Collected data entries:
--

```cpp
int mvd_conv3d_bn_relu_igemm_f32(const float* x, const float* x_absmax, const void* packed_w, const float* scale, const float* shift,
                                 const float* skip, float* y, float* y_absmax, int B, int Di, int Hi, int Wi, int Cin, int Cout, int mode,
                                 int relu, void* workspace, size_t workspace_bytes, mvd_stream_t stream) {
    MVD_REQUIRE(x && x_absmax && packed_w && scale && shift && y, "conv3d_igemm: NULL argument");
    MVD_REQUIRE(B > 0 && Di > 0 && Hi > 0 && Wi > 0, "conv3d_igemm: non-positive dimension");
    mvd::C2Shape s;
    int ncout;
    MVD_REQUIRE(mvd::c3_shape(Cin, Cout, mode, &s, &ncout), "conv3d_igemm: %d -> %d channels, mode %d is not built", Cin, Cout, mode);
    MVD_REQUIRE(mode != MVD_CONV3D_STRIDE2 || (Di % 2 == 0 && Hi % 2 == 0 && Wi % 2 == 0), "conv3d_igemm stride 2: odd input dims %dx%dx%d", Di, Hi, Wi);
    MVD_REQUIRE((((uintptr_t)x | (uintptr_t)y | (uintptr_t)skip) & 15) == 0, "conv3d_igemm: x, y and skip must be 16-byte aligned");
    hipStream_t st = (hipStream_t)stream;
    int Do;
    const mvd::C2Plan q = c3_plan(s, B, Di, Hi, Wi, Cin, ncout, mode, &Do);
    const bool tr = mode == MVD_DECONV3D_STRIDE2;
    mvd::C2Params p{};
    p.x = x; p.xamax = x_absmax; p.bias = shift; p.scale = scale; p.skip = skip; p.y = y; p.yamax = y_absmax;
    p.wpk = static_cast<const char*>(packed_w);
    p.eun = reinterpret_cast<const float*>(p.wpk + mvd::c3_frag_bytes(s, Cin, ncout, mode));
    p.B = B * Do; p.Hi = Hi; p.Wi = Wi; p.xs = Cin; p.nchunks = q.nchunks;
    p.Di = Di; p.Do = Do; p.KD = tr ? 2 : 3; p.SD = mode == MVD_CONV3D_STRIDE2 ? 2 : 1; p.pad_d = tr ? 0 : 1; p.nchunks_c = Cin / (8 * s.U8);
    p.sub3d = tr ? 1 : 0; p.Cr = Cout; p.Dy = tr ? 2 * Di : Do;
    p.Hy = tr ? 2 * Hi : q.Ho; p.Wy = tr ? 2 * Wi : q.Wo;
    p.oy_mul = p.ox_mul = 1; p.pad_y = p.pad_x = tr ? 0 : 1;
    p.Cout = ncout; p.ys = Cout; p.ycs = 1;
    p.ys_row = (long long)p.Wy * Cout; p.ys_img = (long long)p.Hy * p.ys_row;
    p.cls_bytes = 0;
    p.act = relu ? 2 : 0; p.slope = 0.f;
    MVD_REQUIRE(q.nblocks * (q.bn / 16) <= mvd::c2_ntiles(ncout), "conv3d_igemm: channel tile %d reads past the %d packed fragments", q.bn,
                mvd::c2_ntiles(ncout));
    return mvd::c2_run("conv3d_igemm", s, p, q, workspace, workspace_bytes, st);
}
}
```

Before: 362.7 depth-maps/sec.

## Stage conv3d march weights in LDS and enable marching for stride-1 multi-chunk layers

Adds a WLDS variant of the conv3d depth-marching kernel that copies a workgroup's packed split weights into LDS once, then reads per-step weight fragments from LDS instead of reloading them from global memory on every plane and chunk. It enables the march path for stride-1 layers with more than three channel chunks, within a bounded workgroup count and a depth tile of 10. That path uses one slot at three workgroups per CU. The cost is more LDS per workgroup, single-buffered patches with an extra barrier, and an LDS read plus split inside the step loop.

--

WHAT THE TASK ASKS:
Look over the records. Copy the lines that include the word "workspace".

ANSWER TO THIS EXERCISE:
                                 int relu, void* workspace, size_t workspace_bytes, mvd_stream_t stream) {
    return mvd::c2_run("conv3d_igemm", s, p, q, workspace, workspace_bytes, st);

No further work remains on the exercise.